Example of the Product data flow:


1) Source (Source Product): connection to the Product CSV data file in my blob storage account
2) Derived Columns (Hash Columns): to calculate hash columns and load timestamps.


HUB_Product_HK  crc32(ProductAlternateKey)
SAT_Product_HDIFF  crc32(ProductAlternateKey, WeightUnitMeasureCode, SizeUnitMeasureCode, EnglishProductName, StandardCost, FinishedGoodsFlag, Color, SafetyStockLevel, ReorderPoint, ListPrice, Size, SizeRange, Weight, ModelName) 

3) Exists transformation (CheckNewProduct): Filtering rows that are not matching the following criteria: move forward records from the Sourcing data files with records that are new to the HUB_Product table:


4) Select transformation: to select only 3 columns (ProductAlternateKey, HUB_Product_HK, LOAD_TS
5) Sink: These 3 columns are then sinked my target HUB_Product data vault table.

Since Product data file is used both to load data to HUB_Product and SAT_Product (Step 1 & 2), a separate data stream is created to populate data the SAT_Product as well.
3) Exists transformation (CheckNewSatProduct): Filtering rows that are not matching the following criteria: move forward records from the Sourcing data files that are new to the SAT_Product table:

4) Select transformation: to select columns for my next Sink Step (HUB_Product_HK, WeightUnitMeasureCode, SizeUnitMeasureCode, EnglishProductName, StandardCost, FinishedGoodsFlag, Color, SafetyStockLevel, ReorderPoint, ListPrice, Size, SizeRange, Weight, ModelName, SAT_Product_HDIFF, LOAD_TS
5) Sink: These 18 columns are then sinked my target SAT_Product data vault table.

Similarly, I created another Data Flow task to load Fact Internet Sales data (dvs_internetsales_big.csv) and populate LINK_InternetSales & SAT_InternetSales tables:

where LINK_InternetSales_HK & SAT_InternetSales_HDIFF  hash keys were used to identify new data for the data vault tables.

This case is solved, and now I can use Azure Data Factory Mapping Data Flows to load data into a data vault repository.

Please let me know if you have further questions or you can get a closer look into the code of those developed pipelines and mapping data flows in my GitHub repository:
https://github.com/NrgFly/Azure-DataFactory/tree/master/Samples

Happy Data Adventures!

(2019-May-27) update:
After Mark Kromer had included this original blog post into his list of ADF data flows patterns (https://github.com/kromerm/adfdataflowdocs/blob/master/patterns/adf-data-flow-patterns.md), there was a comment about different hash functions that are available in the ADF Mapping Data Flows (CRC32, MD5, SHA1, SHA2).

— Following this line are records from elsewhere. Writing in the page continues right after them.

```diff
+int launch_val24_count(const uint32_t *off, const float *val, size_t nnz, const RingPhase *phases, size_t n_phases, uint32_t *jobs,
+                       unsigned long long *counts, uint32_t *stats, hipStream_t s) {
+    SMH_HIP(hipMemsetAsync(counts, 0, 2 * sizeof(unsigned long long), s));
+    SMH_HIP(hipMemsetAsync(stats, 0xFF, sizeof(uint32_t), s));
+    SMH_HIP(hipMemsetAsync(stats + 1, 0, sizeof(uint32_t), s));
+    if (n_phases == 0) return SMH_OK;
+    hipLaunchKernelGGL(k_col12_jobs, dim3((unsigned)((n_phases + kBlock - 1) / kBlock)), dim3(kBlock), 0, s, off, phases, (uint32_t)n_phases,
+                       reinterpret_cast<u32x2 *>(jobs), counts);
+    SMH_HIP(hipGetLastError());
+    hipLaunchKernelGGL(k_val24_count, dim3((unsigned)(n_phases < 8192 ? n_phases : 8192)), dim3(kBlock), 0, s, val, (uint64_t)nnz,
+                       reinterpret_cast<const u32x2 *>(jobs), (uint32_t)n_phases, stats);
+    SMH_HIP(hipGetLastError());
+    return SMH_OK;
+}
+
+int launch_val24_encode(const float *val, size_t nnz, const uint32_t *jobs, size_t n_phases, size_t n_chunks_out, const uint8_t *lo8, int exponent,
+                        uint32_t *rec16, unsigned long long *misses, hipStream_t s) {
+    SMH_HIP(hipMemsetAsync(rec16, 0, n_chunks_out * 16, s));
+    SMH_HIP(hipMemsetAsync(misses, 0, sizeof(unsigned long long), s));
+    if (n_phases == 0) return SMH_OK;
+    hipLaunchKernelGGL(k_val24_encode, dim3((unsigned)(n_phases < 8192 ? n_phases : 8192)), dim3(kBlock), 0, s, val, (uint64_t)nnz,
+                       reinterpret_cast<const u32x2 *>(jobs), (uint32_t)n_phases, reinterpret_cast<const uint32_t *>(lo8), exponent,
+                       reinterpret_cast<u32x4 *>(rec16), misses);
+    SMH_HIP(hipGetLastError());
+    return SMH_OK;
+}
+
 template <typename T, int RING>
 static int launch_ring2_t(int lanes, int chunks, const uint32_t *off, const uint32_t *col, const uint16_t *col16, const RingCol12 &c12, const T *val,
                           const T *x, T *y, size_t n_rows, size_t nnz, bool padded, unsigned n_blocks,
@@ -548,7 +659,7 @@
                           unsigned block_begin, unsigned block_end, const uint32_t *reg_len) {
     if (bands == 4u && !col16) return fail(SMH_ERR_INVALID, "banded ring plan without the 16-bit slot array");
     constexpr bool kHasCol12 = std::is_same<T, float>::value && RING == (int)col12::kSlots;
-    if (c12.lo8 && (!kHasCol12 || bands != 1u || !c12.hdr || !c12.escapes))
+    if ((c12.lo8 || c12.rec16) && (!kHasCol12 || bands != 1u || !c12.hdr || !c12.escapes))
         return fail(SMH_ERR_INVALID, "ring kernel: the compact column form is for f32 on the single-window ring of 16384 columns");
     const unsigned lb0 = block_begin < n_blocks ? block_begin : n_blocks, lb1 = block_end < n_blocks ? block_end : n_blocks;
     const bool whole = lb0 == 0 && lb1 == n_blocks;
@@ -564,7 +675,7 @@
         constexpr size_t ring_bytes = (size_t)RING * sizeof(T);
 #define SMH_R2_LAUNCH2(L, C, N, D, R)                                                                                    \
     do {                                                                                                                 \
-        constexpr size_t lds_bytes = ring_bytes + ((N) == kCol12 ? sizeof(col12::Table) : 0);                            \
+        constexpr size_t lds_bytes = ring_bytes + (has_headers(N) ? sizeof(col12::Table) : 0);                           \
                   \
         static std::atomic<uint64_t> attr_mask{0};                                                                       \
         const uint64_t dev_bit = 1ull << (unsigned)(current_device() & 63);                                              \
@@ -587,7 +698,10 @@
     } while (0)
 #define SMH_R2_LAUNCH(L, C)                                                   \
     do {                                                                      \
-        if (c12.lo8) {                                                        \
+        if (c12.rec16) {          \
+            if (!reg_len) return fail(SMH_ERR_INVALID, "ring kernel: the chunk records go with the table of regular phases"); \
+            if constexpr (kHasCol12) SMH_R2_LAUNCH1(L, C, kRec16, true);      \
+        } else if (c12.lo8) {                                                 \
             if constexpr (kHasCol12) SMH_R2_LAUNCH0(L, C, kCol12);            \
         } else if (col16) SMH_R2_LAUNCH0(L, C, kCol16);                       \
         else SMH_R2_LAUNCH1(L, C, kColU32, false);                            \
diff --git a/sparsemat_amd/sparsemat_crs.py b/sparsemat_amd/sparsemat_crs.py
--- a/sparsemat_amd/sparsemat_crs.py
+++ b/sparsemat_amd/sparsemat_crs.py
@@ -557,6 +557,11 @@
         check(lib().smh_crs_ring_column_form(self._h, C.byref(out)))
         return ("u32", "col16", "col12")[out.value]
 
+    def ring_value_form(self):
+        form, exp = C.c_int(), C.c_int()
+        check(lib().smh_crs_ring_values(self._h, C.byref(form), C.byref(exp)))
+        return ("val24", exp.value) if form.value == 1 else ("refused" if form.value < 0 else "plain", None)
+
     def ring_bands(self, intervals=False):
         bands = C.c_uint32()
         check(lib().smh_crs_ring_bands(self._h, C.byref(bands), None))
```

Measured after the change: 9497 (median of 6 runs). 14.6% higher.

At my company production environment, we use text fields and MD5 function to populate them with hash values using Azure Databricks workflow.

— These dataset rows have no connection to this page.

## Add fused panel kernel for LoRA linear with 384-wide output, fwd and bwd-dx

Adds a persistent 512-thread kernel that computes the dense GEMM, the LoRA down-projection, the rank expansion, bias and dropout in a single pass over a 128-row tile covering the full 384-column output, with a 4-stage LDS DMA ring. It is used for single-task (T==0) forward and backward-dx when N or K equals 384. With the default selector it runs only when the block count sits between half and all of the CUs and K is 384, 1152 or 1536. The goal is to cut separate launches and activation re-reads. The cost is high register and LDS pressure and limited occupancy.

```diff
diff --git a/mtlora_amd/csrc/linear.hip b/mtlora_amd/csrc/linear.hip
--- a/mtlora_amd/csrc/linear.hip
+++ b/mtlora_amd/csrc/linear.hip
@@ -10,6 +10,7 @@
 #include "stream.h"
 #include "dense.h"
 #include "pq.h"
+#include "panel.h"
 #include "tn.h"
 
 namespace {
@@ -68,7 +69,7 @@
         if (d->r_t[t] <= 0) return MTLORA_ERR_SHAPE;
     if (d->mode != 0 && d->mode != 1) return MTLORA_ERR_UNSUPPORTED;
     if (d->bwd_phase < 0 || d->bwd_phase > 2) return MTLORA_ERR_UNSUPPORTED;
-    if (d->sel_stream < 0 || d->sel_stream > 1 || d->sel_dense < 0 || d->sel_dense > 4 || d->sel_tn < 0 || d->sel_tn > 2 || d->sel_projk < 0 ||
+    if (d->sel_stream < 0 || d->sel_stream > 1 || d->sel_dense < 0 || d->sel_dense > 7 || d->sel_dense == 5 || d->sel_tn < 0 || d->sel_tn > 2 || d->sel_projk < 0 ||
         d->sel_projk > 3 || d->max_cu < 0)
         return MTLORA_ERR_UNSUPPORTED;
     if (d->dropout_p < 0.f || d->dropout_p >= 1.f) return MTLORA_ERR_SHAPE;
@@ -78,13 +79,14 @@
 static bool misaligned(const void* p) { return ((uintptr_t)p & 15u) != 0; }
 
 struct Tune {
-    int sp, ntd, tn, projk, max_cu;
+    int sp, ntd, tn, projk, panel, max_cu;
 };
 static Tune make_tune(const mtlora_linear_desc* d) {
     auto tri = [](int v) { return v == 1 ? 0 : (v == 2 ? 2 : 1); };
     Tune t;
     t.sp = d->sel_stream == 1 ? 0 : 1;
-    t.ntd = d->sel_dense >= 3 ? d->sel_dense : tri(d->sel_dense);
+    t.ntd = d->sel_dense >= 6 ? 1 : (d->sel_dense >= 3 ? d->sel_dense : tri(d->sel_dense));
+    t.panel = d->sel_dense == 6 ? 2 : (d->sel_dense == 0 ? 1 : 0);
     t.tn = tri(d->sel_tn);
     t.projk = d->sel_projk == 3 ? 3 : tri(d->sel_projk);
     t.max_cu = d->max_cu > 0 ? d->max_cu : 0;
@@ -413,6 +415,40 @@
         else MTL_PQ(4, 2, 6, false);
     }
 #undef MTL_PQ
+}
+
+static bool panel_prefer(int64_t M, int Kred, int64_t cus) {
+    const int64_t blocks = mtl_ceil_div(M, PN_TM);
+    return (Kred == 384 || Kred == 1152 || Kred == 1536) && blocks <= cus && 2 * blocks > cus;
+}
+template <typename T>
+static bool panel_plan(const Tune& tu, const Segs& sg, int64_t M, int Kred, int64_t Nout, const PnParams& q) {
+    if (sizeof(T) != 2 || tu.sp == 0 || tu.panel == 0 || M <= 0 || Nout != PN_NOUT || Kred < 384 || Kred % PN_KE != 0) return false;
+    if (sg.R <= 0 || sg.R > PN_RMAX || sg.used <= 0) return false;
+    if (M >= ((int64_t)1 << 31) - 256 || M * PN_NOUT * 2 >= ((int64_t)1 << 32) - 64 || M * Kred * 2 >= ((int64_t)1 << 32) - 64) return false;
+    const void* ptrs[] = {q.act, q.w, q.proj, q.expand, q.bias, q.out, q.pout};
+    for (const void* pp : ptrs)
+        if (((uintptr_t)pp & 15u) != 0) return false;
+    if (!q.act || !q.w || !q.out || !q.pout) return false;
+    return tu.panel == 2 || panel_prefer(M, Kred, num_cu(tu));
+}
+template <typename T>
+static void launch_panel(const Tune& tu, const PnParams& q, bool mlr, hipStream_t s, int kind, double alg_bytes, double s8d, double flops) {
+    mtl_prof_tag("pnr M%d K%d N%d R%d mlr%d", q.M, q.K, PN_NOUT, q.R, mlr ? 1 : 0);
+    MtlProfScope prof(kind, alg_bytes, s, s8d, flops);
+    int64_t wgs = mtl_ceil_div(q.M, PN_TM);
+    if (wgs > (int64_t)num_cu(tu)) wgs = num_cu(tu);
+#define MTL_PNR(MAV, MLV)                                                                                  \
+    do {                                                                                                   \
+        MTL_RAISE_LDS((k_pnr<T, MAV, MLV>), SP_LDS_MAX);                                                   \
+        hipLaunchKernelGGL((k_pnr<T, MAV, MLV>), dim3((unsigned)wgs), dim3(512), (size_t)PN_LDS, s, q);    \
+    } while (0)
+    if constexpr (sizeof(T) == 2) {
+        if (!q.drop.enabled()) MTL_PNR(false, false);
+        else if (mlr) MTL_PNR(false, true);
+        else MTL_PNR(true, false);
+    }
+#undef MTL_PNR
 }
 
 template <typename T>
@@ -978,6 +1014,26 @@
     if (sg.R > 0) {
         if (!d->packed) launch_pack<T>(d, sg, L, pk, A_s, B_s, A_t, B_t, s);
         if (d->T == 0 && d->mode == 0 && fwd_one_pass<T>(d, tu, sg, L, pk, x, W, bias, y_s, a_s, Pm, dc, s)) return MTLORA_OK;
+        if (d->T == 0 && d->mode == 0 && d->hid == 0 && a_s == nullptr) {
+            PnParams q = {};
+            q.act = x;
+            q.w = W;
+            q.proj = pk + L.a_proj;
+            q.expand = b_cat;
+            q.bias = bias;
+            q.out = y_s;
+            q.pout = Pm;
+            q.M = (int)d->M;
+            q.K = (int)d->K;
+            q.R = sg.R;
+            q.used = sg.used;
+            q.drop = dc;
+            if (panel_plan<T>(tu, sg, d->M, (int)d->K, d->N, q)) {
+                const double b8d = fused_bytes(d, (int)sizeof(T));
+                launch_panel<T>(tu, q, false, s, PK_NT_FWD_MAIN, b8d, b8d, 2.0 * d->M * d->K * d->N + 2.0 * d->M * d->N * rank_sum(sg));
+                return MTLORA_OK;
+            }
+        }
 
         const bool own = d->T > 0 && d->has_x_tasks;
         ProjSrc src[MAXO];
@@ -1209,6 +1265,29 @@
         return true;
     }
     return false;
+}
+
+template <typename T>
+static bool bwd_panel(Bwd<T>& b) {
+    const mtlora_linear_desc* d = b.d;
+    const Segs& sg = b.sg;
+    if (!(d->T == 0 && d->mode == 0 && d->hid == 0 && b.do_dx && b.dx && b.dyo[0] && b.n_dy == 1 && !b.gate_s && sg.R > 0)) return false;
+    PnParams q = {};
+    q.act = b.dyo[0];
+    q.w = b.Wt;
+    q.proj = b.pk + b.L.bt_proj;
+    q.expand = b.at_cat;
+    q.out = b.dx;
+    q.pout = b.Qm;
+    q.M = (int)d->M;
+    q.K = (int)d->N;
+    q.R = sg.R;
+    q.used = sg.used;
+    q.drop = b.dc;
+    if (!panel_plan<T>(b.tu, sg, d->M, (int)d->N, d->K, q)) return false;
+    const double b8d = fused_bytes(d, (int)sizeof(T));
+    launch_panel<T>(b.tu, q, true, b.s, PK_NT_BWD_DX, b8d, b8d, 2.0 * d->M * d->N * d->K + 2.0 * d->M * d->K * rank_sum(sg, b.dyo));
+    return true;
 }
 
 template <typename T>
@@ -1517,7 +1596,7 @@
         if (b.dy[o]) b.dy_all[b.n_dy++] = b.dy[o];
 
     bwd_grad_sum(b);
-    if (!bwd_one_pass(b)) {
+    if (!bwd_one_pass(b) && !bwd_panel(b)) {
         bwd_q(b);
         bwd_dx(b);
     }
diff --git a/mtlora_amd/csrc/panel.h b/mtlora_amd/csrc/panel.h
--- /dev/null
+++ b/mtlora_amd/csrc/panel.h
@@ -0,0 +1,247 @@
+#pragma once
+
+#include "nt.h"
+#include "stream.h"
+
+namespace {
+
+constexpr int PN_TM = 128, PN_NOUT = 384, PN_RMAX = 64, PN_KE = 32;
+constexpr int PN_ROWS = PN_NOUT + PN_RMAX + PN_TM;
+constexpr int PN_STAGE = PN_ROWS * 64;
+constexpr int PN_NST = 4;
+constexpr int PN_LDS = PN_NST * PN_STAGE;
+constexpr int PN_NDMA = PN_ROWS / 16;
+constexpr int PN_PRS = PN_RMAX * 2 + 16;
+constexpr int PN_ORS = 96 * 2 + 8;
+constexpr int PN_RED = 0, PN_PIMG = 4 * 2 * 16 * 256, PN_OIMG = PN_PIMG + PN_TM * PN_PRS;
+static_assert(PN_OIMG + 8 * 32 * PN_ORS <= PN_LDS, "the ring holds the tail images");
+
+struct PnParams {
+    const void* act;
+    const void* w;
+    const void* proj;
+    const void* expand;
+    const float* bias;
+    void* out;
+    void* pout;
+    int M, K, R, used;
+    DropoutCfg drop;
+};
+
+template <typename T, bool MASKED, bool MLR>
+__global__ __launch_bounds__(512) void k_pnr(const PnParams P) {
+    extern __shared__ __attribute__((aligned(16))) unsigned char smem[];
+    const int tid = threadIdx.x, lane = tid & 63, wave = __builtin_amdgcn_readfirstlane(tid >> 6);
+    const int wm = wave >> 2, wn = wave & 3, h = lane >> 5, rl = lane & 31;
+    const int pks = wn & 1, psm = wn >> 1;
+    const int M = P.M, K = P.K, R = P.R, used = P.used;
+    const unsigned char* const act = reinterpret_cast<const unsigned char*>(P.act);
+    const unsigned char* const wgt = reinterpret_cast<const unsigned char*>(P.w);
+    const unsigned char* const prj = reinterpret_cast<const unsigned char*>(P.proj);
+    const T* const expand = reinterpret_cast<const T*>(P.expand);
+    const float* const bias = P.bias;
+    DropoutCfg drop = P.drop;
+    mtl_dropout_resolve(drop);
+    const bool masked = drop.thr16 != 0;
+    const int total = K / PN_KE;
+    const __amdgpu_buffer_rsrc_t orsrc = sp_rsrc(P.out, (int64_t)M * PN_NOUT * 2);
+    const __amdgpu_buffer_rsrc_t prsrc = sp_rsrc(P.pout, (int64_t)M * R * 2);
+
+    const int dpw = wave < 4 ? 5 : 4;
+    const int lrow = lane >> 2;
+    const int q8 = ((lane & 3) ^ ((lrow >> 2) & 3)) * 8;
+    const uint32_t wsrc = (uint32_t)(((16 * wave + lrow) * K + q8) * 2), wstep = (uint32_t)(128 * K * 2);
+    const int pr = 16 * wave + lrow;
+    const uint32_t psrc = (uint32_t)(((pr < R ? pr : R - 1) * K + q8) * 2);
+    const int arow = wave < 4 ? 64 + 16 * wave + lrow : 16 * (wave - 4) + lrow;
+    auto wait_stage = [&](int n) __attribute__((always_inline)) {
+        if (n == 0) SP_WAIT_VM(0);
+        else if (dpw == 5) { if (n == 1) SP_WAIT_VM(5); else SP_WAIT_VM(10); }
+        else { if (n == 1) SP_WAIT_VM(4); else SP_WAIT_VM(8); }
+    };
+
+    int co[2];
+#pragma unroll
+    for (int ks = 0; ks < 2; ++ks) co[ks] = (((2 * ks + h) ^ ((rl >> 2) & 3)) << 4) + rl * 64;
+    const int w_off = (wn * 96) * 64, p_off = PN_NOUT * 64, a_off = (PN_NOUT + PN_RMAX + wm * 64) * 64;
+
+    const int n_blk = (M + PN_TM - 1) / PN_TM;
+    for (int blk = blockIdx.x; blk < n_blk; blk += gridDim.x) {
+        const int m0 = blk * PN_TM;
+        const uint32_t asrc = ((uint32_t)(m0 + arow < M ? m0 + arow : M - 1) * (uint32_t)K + (uint32_t)q8) * 2u;
+        auto issue = [&](int i) __attribute__((always_inline)) {
+            const uint32_t k0 = (uint32_t)(i * PN_KE * 2);
+            unsigned char* dst = smem + (i % PN_NST) * PN_STAGE + wave * 1024;
+#pragma unroll
+            for (int t = 0; t < 3; ++t) sp_dma16(wgt + (wsrc + t * wstep + k0), dst + t * 8192);
+            if (wave < 4) {
+                sp_dma16(prj + (psrc + k0), dst + 3 * 8192);
+                sp_dma16(act + (asrc + k0), dst + 4 * 8192);
+            } else {
+                sp_dma16(act + (asrc + k0), dst + 3 * 8192);
+            }
+        };
+#pragma unroll
+        for (int i = 0; i < PN_NST - 1; ++i)
+            if (i < total) issue(i);
+
+        f32x16 acc[2][3], accp[2];
+#pragma unroll
+        for (int e = 0; e < 16; ++e) {
+#pragma unroll
+            for (int sm = 0; sm < 2; ++sm)
+#pragma unroll
+                for (int b = 0; b < 3; ++b) acc[sm][b][e] = 0.f;
+            accp[0][e] = accp[1][e] = 0.f;
+        }
+        const uint32_t rhp = mtl_dropout_rowhash(drop, 0u, (uint32_t)(m0 + wm * 64 + psm * 32 + rl));
+
+        for (int i = 0; i < total; ++i) {
+            const int rest = total - 1 - i;
+            wait_stage(rest < PN_NST - 2 ? rest : PN_NST - 2);
+            asm volatile("" ::: "memory");
+            SP_WAIT_LGKM0();
+            __builtin_amdgcn_s_barrier();
+            asm volatile("" ::: "memory");
+            if (i + PN_NST - 1 < total) issue(i + PN_NST - 1);
+            const unsigned char* st = smem + (i % PN_NST) * PN_STAGE;
+#pragma unroll
+            for (int ks = 0; ks < 2; ++ks) {
+                u32x4 fa[2], fw[3];
+#pragma unroll
+                for (int sm = 0; sm < 2; ++sm) fa[sm] = *reinterpret_cast<const u32x4*>(st + a_off + sm * 32 * 64 + co[ks]);
+#pragma unroll
+                for (int b = 0; b < 3; ++b) fw[b] = *reinterpret_cast<const u32x4*>(st + w_off + b * 32 * 64 + co[ks]);
+                if (ks == pks) {
+                    u32x4 fp[2], fm = psm ? fa[1] : fa[0];
+#pragma unroll
+                    for (int rb = 0; rb < 2; ++rb) fp[rb] = *reinterpret_cast<const u32x4*>(st + p_off + rb * 32 * 64 + co[ks]);
+                    if constexpr (MASKED) {
+                        if (masked) VOps<T>::drop(fm, drop, rhp, (uint32_t)(i * PN_KE + ks * 16 + 8 * h));
+                    }
+#pragma unroll
+                    for (int rb = 0; rb < 2; ++rb) sp_mma1<T>(fp[rb], fm, accp[rb]);
+                }
+#pragma unroll
+                for (int sm = 0; sm < 2; ++sm)
+#pragma unroll
+                    for (int b = 0; b < 3; ++b) sp_mma1<T>(fw[b], fa[sm], acc[sm][b]);
+            }
+        }
+        __syncthreads();
+
+        {
+            float* red = reinterpret_cast<float*>(smem + PN_RED) + (wm * 2 + psm) * (2 * 16 * 64);
+            if (pks == 1) {
+#pragma unroll
+                for (int rb = 0; rb < 2; ++rb)
+#pragma unroll
+                    for (int e = 0; e < 16; ++e) red[(rb * 16 + e) * 64 + lane] = accp[rb][e];
+            }
+            __syncthreads();
+            if (pks == 0) {
+                unsigned char* prow = smem + PN_PIMG + (wm * 64 + psm * 32 + rl) * PN_PRS;
+#pragma unroll
+                for (int rb = 0; rb < 2; ++rb)
+#pragma unroll
+                    for (int q = 0; q < 4; ++q) {
+                        float v[4];
+#pragma unroll
+                        for (int e = 0; e < 4; ++e) v[e] = accp[rb][q * 4 + e] + red[(rb * 16 + q * 4 + e) * 64 + lane];
+                        const int r = rb * 32 + 8 * q + 4 * h;
+                        u32x2 pk = {mtl_pk2<T>(v[0], v[1]), mtl_pk2<T>(v[2], v[3])};
+                        if (r >= used) pk = u32x2{0u, 0u};
+                        *reinterpret_cast<u32x2*>(prow + r * 2) = pk;
+                    }
+            }
+            __syncthreads();
+#pragma unroll
+            for (int it = 0; it < 2; ++it) {
+                const int idx = it * 512 + tid, ml = idx >> 3, c = idx & 7;
+                const u32x4 v = *reinterpret_cast<const u32x4*>(smem + PN_PIMG + ml * PN_PRS + c * 16);
+                const int m = m0 + ml, r = c * 8;
+                sp_bstore(v, prsrc, (m < M && r < used) ? (uint32_t)m * (uint32_t)(R * 2) + (uint32_t)r * 2u : 0xFFFFFFFFu);
+            }
+        }
+
+#pragma unroll
+        for (int b = 0; b < 3; ++b) {
+            __builtin_amdgcn_sched_barrier(0);
+            const int nb = wn * 96 + b * 32;
+            u32x4 fe[4];
+#pragma unroll
+            for (int ks = 0; ks < 4; ++ks) {
+                const int r = ks * 16 + 8 * h;
+                fe[ks] = u32x4{0u, 0u, 0u, 0u};
+                if (r < used) fe[ks] = *reinterpret_cast<const u32x4*>(expand + (int64_t)(nb + rl) * R + r);
+            }
+#pragma unroll
+            for (int sm = 0; sm < 2; ++sm) {
+                f32x16 lr;
+#pragma unroll
+                for (int e = 0; e < 16; ++e) lr[e] = 0.f;
+                const unsigned char* prow = smem + PN_PIMG + (wm * 64 + sm * 32 + rl) * PN_PRS + 16 * h;
+#pragma unroll
+                for (int ks = 0; ks < 4; ++ks) {
+                    const u32x4 fq = *reinterpret_cast<const u32x4*>(prow + ks * 32);
+                    sp_mma1<T>(fe[ks], fq, lr);
+                }
+                if constexpr (MLR) {
+                    if (masked) {
+                        const uint32_t rh = mtl_dropout_rowhash(drop, 0u, (uint32_t)(m0 + wm * 64 + sm * 32 + rl));
+#pragma unroll
+                        for (int q = 0; q < 4; ++q) {
+                            const int n = nb + 8 * q + 4 * h;
+                            const uint32_t h0 = mtl_dropout_pairbits(drop, rh, (uint32_t)n);
+                            const uint32_t h1 = mtl_dropout_pairbits(drop, rh, (uint32_t)(n + 2));
+                            if ((h0 & 0xFFFFu) < drop.thr16) lr[q * 4 + 0] = 0.f;
+                            if ((h0 >> 16) < drop.thr16) lr[q * 4 + 1] = 0.f;
+                            if ((h1 & 0xFFFFu) < drop.thr16) lr[q * 4 + 2] = 0.f;
+                            if ((h1 >> 16) < drop.thr16) lr[q * 4 + 3] = 0.f;
+                        }
+                    }
+                }
+#pragma unroll
+                for (int e = 0; e < 16; ++e) acc[sm][b][e] += lr[e];
+            }
+            if (bias) {
+#pragma unroll
+                for (int q = 0; q < 4; ++q) {
+                    const f32x4 bi = *reinterpret_cast<const f32x4*>(bias + nb + 8 * q + 4 * h);
+#pragma unroll
+                    for (int sm = 0; sm < 2; ++sm)
+#pragma unroll
+                        for (int e = 0; e < 4; ++e) acc[sm][b][q * 4 + e] += bi[e];
+                }
+            }
+        }
+
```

So for my mapping data flows exercise, I decided to change hash columns from Bigint to Varchar and replace CRC32 with SHA2(512). It was interesting to see my hash key columns with 128 characters values at the end, but it still worked. ADF Mapping Data Flows proved to be a solid environment for data integration projects to load data into a Data Vault environment!